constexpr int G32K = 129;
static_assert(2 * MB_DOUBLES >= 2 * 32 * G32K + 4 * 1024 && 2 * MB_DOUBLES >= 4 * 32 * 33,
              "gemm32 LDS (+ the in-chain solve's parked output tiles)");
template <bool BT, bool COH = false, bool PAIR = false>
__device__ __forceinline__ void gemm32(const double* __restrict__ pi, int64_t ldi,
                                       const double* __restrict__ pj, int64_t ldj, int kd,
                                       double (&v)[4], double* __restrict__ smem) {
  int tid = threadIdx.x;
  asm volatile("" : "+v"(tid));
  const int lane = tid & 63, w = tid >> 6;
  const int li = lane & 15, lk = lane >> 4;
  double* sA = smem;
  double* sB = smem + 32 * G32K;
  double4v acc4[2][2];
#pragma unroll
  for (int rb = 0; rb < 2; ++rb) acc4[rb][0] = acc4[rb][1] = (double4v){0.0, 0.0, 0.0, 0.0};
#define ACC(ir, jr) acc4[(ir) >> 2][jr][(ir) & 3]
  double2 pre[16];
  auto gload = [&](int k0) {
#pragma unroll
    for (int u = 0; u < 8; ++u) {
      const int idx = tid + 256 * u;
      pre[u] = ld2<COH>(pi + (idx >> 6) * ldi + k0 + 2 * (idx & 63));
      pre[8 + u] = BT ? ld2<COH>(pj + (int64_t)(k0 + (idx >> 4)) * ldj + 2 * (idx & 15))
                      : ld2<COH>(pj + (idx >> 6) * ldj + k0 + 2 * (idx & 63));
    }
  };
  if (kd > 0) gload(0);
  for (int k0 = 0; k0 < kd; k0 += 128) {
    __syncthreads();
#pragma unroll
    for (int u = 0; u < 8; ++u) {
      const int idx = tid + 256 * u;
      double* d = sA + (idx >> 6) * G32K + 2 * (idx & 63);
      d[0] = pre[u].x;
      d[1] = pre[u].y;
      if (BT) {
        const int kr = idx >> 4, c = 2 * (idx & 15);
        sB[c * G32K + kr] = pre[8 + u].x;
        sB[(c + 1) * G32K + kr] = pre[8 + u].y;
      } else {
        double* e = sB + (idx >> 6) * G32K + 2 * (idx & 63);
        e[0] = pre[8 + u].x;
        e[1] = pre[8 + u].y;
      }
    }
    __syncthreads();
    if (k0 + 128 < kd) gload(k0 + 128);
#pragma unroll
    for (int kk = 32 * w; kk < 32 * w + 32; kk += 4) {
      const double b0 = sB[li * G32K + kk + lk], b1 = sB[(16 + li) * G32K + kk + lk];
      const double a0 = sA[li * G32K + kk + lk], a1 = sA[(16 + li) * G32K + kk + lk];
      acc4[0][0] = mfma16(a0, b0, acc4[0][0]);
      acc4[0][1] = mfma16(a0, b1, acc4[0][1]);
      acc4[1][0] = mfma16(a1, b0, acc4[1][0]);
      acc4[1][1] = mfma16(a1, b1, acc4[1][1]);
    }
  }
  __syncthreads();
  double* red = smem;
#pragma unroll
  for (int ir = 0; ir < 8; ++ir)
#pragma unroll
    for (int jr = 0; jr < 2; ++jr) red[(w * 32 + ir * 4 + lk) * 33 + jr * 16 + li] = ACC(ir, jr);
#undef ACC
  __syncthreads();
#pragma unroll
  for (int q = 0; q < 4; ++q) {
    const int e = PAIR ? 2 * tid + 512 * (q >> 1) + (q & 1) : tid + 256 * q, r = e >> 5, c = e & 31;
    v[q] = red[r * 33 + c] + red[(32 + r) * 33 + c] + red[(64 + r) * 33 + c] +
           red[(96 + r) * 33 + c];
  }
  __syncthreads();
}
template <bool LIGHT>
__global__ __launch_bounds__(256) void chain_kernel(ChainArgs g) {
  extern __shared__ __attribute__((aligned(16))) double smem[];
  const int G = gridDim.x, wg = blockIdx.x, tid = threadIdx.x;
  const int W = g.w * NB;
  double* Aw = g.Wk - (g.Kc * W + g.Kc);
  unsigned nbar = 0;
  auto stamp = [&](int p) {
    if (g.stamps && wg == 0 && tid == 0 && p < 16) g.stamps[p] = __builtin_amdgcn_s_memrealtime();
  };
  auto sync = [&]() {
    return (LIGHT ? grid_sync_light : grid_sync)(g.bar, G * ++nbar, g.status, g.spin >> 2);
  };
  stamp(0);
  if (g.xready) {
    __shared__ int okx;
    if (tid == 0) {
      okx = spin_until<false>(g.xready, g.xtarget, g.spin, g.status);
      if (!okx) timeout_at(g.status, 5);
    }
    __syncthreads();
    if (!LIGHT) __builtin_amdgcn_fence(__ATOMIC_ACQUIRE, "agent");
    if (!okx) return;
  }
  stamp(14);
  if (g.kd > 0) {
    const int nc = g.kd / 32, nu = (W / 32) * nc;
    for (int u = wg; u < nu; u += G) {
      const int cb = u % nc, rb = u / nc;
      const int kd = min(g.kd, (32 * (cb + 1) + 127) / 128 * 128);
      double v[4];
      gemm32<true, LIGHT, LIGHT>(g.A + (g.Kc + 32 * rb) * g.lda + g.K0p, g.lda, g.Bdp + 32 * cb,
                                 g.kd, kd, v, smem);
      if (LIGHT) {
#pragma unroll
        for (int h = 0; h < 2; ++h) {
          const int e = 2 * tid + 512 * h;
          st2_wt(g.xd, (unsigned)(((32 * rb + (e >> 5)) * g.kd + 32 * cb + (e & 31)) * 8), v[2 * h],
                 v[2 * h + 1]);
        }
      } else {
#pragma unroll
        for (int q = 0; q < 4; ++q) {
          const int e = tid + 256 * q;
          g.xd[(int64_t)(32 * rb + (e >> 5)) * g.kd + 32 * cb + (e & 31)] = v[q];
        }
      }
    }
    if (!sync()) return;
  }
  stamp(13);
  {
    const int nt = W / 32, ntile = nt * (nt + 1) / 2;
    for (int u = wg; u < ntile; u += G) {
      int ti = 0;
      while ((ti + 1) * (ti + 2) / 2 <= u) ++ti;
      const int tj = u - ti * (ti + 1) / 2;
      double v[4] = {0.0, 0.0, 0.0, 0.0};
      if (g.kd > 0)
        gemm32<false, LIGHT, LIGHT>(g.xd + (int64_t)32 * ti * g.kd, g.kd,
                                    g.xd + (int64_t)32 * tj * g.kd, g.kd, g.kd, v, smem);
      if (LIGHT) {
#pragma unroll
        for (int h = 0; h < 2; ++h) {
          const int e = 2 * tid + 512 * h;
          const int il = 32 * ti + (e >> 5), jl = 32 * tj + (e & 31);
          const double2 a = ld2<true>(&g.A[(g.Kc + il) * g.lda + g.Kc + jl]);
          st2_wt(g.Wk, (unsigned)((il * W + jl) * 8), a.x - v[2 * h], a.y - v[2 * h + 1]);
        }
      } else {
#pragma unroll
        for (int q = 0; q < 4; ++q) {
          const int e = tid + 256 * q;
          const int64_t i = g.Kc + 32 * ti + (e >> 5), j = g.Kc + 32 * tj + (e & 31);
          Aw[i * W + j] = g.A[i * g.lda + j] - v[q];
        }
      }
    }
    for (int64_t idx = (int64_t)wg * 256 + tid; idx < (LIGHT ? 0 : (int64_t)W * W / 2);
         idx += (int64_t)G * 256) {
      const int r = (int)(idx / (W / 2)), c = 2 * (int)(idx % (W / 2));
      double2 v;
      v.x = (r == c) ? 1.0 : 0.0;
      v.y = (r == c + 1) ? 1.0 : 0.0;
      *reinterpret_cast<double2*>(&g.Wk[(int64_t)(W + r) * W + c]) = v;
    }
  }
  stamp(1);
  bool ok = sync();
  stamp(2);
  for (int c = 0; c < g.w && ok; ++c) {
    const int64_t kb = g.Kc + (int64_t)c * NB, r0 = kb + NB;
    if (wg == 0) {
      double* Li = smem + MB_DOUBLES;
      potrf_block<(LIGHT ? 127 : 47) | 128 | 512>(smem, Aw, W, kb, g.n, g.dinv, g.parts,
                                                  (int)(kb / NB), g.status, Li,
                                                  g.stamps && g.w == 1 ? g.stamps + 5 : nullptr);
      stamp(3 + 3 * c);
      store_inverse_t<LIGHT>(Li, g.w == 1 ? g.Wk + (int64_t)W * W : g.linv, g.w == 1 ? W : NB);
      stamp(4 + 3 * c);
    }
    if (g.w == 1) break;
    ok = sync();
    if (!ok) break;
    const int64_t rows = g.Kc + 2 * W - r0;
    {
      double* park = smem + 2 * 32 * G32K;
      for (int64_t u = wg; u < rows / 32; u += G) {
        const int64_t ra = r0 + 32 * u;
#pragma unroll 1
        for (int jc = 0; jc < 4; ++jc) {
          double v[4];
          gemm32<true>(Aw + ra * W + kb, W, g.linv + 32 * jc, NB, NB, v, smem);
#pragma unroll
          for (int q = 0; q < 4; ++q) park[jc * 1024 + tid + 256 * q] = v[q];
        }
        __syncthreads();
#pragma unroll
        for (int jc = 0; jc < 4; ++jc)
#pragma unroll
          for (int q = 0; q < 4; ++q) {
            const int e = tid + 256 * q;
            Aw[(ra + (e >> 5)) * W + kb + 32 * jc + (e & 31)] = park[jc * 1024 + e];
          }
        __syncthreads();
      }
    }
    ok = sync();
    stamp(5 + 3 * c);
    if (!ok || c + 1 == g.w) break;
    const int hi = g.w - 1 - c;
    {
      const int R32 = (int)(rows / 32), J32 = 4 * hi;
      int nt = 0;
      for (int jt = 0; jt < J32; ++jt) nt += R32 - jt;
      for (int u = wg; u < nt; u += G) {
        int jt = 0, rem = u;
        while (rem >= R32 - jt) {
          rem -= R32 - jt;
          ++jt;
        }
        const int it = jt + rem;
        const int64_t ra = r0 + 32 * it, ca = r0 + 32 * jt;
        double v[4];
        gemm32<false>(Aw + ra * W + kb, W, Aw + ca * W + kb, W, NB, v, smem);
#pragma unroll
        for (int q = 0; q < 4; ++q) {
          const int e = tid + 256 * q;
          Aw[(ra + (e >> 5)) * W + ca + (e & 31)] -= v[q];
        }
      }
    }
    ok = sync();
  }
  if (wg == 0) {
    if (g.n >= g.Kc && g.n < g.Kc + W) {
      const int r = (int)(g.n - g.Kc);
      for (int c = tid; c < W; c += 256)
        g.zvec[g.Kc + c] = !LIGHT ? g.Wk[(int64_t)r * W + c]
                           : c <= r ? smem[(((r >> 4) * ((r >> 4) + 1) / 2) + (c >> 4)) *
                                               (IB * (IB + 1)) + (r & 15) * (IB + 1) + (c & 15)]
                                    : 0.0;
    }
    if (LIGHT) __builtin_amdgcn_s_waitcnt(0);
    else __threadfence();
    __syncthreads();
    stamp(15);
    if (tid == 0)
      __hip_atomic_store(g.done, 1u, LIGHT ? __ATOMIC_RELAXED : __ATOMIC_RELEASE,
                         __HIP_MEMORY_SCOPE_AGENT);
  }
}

* **Exercise**
Copy each line of the data above that holds "rows".

* **Your response**
    const int64_t rows = g.Kc + 2 * W - r0;
      for (int64_t u = wg; u < rows / 32; u += G) {
      const int R32 = (int)(rows / 32), J32 = 4 * hi;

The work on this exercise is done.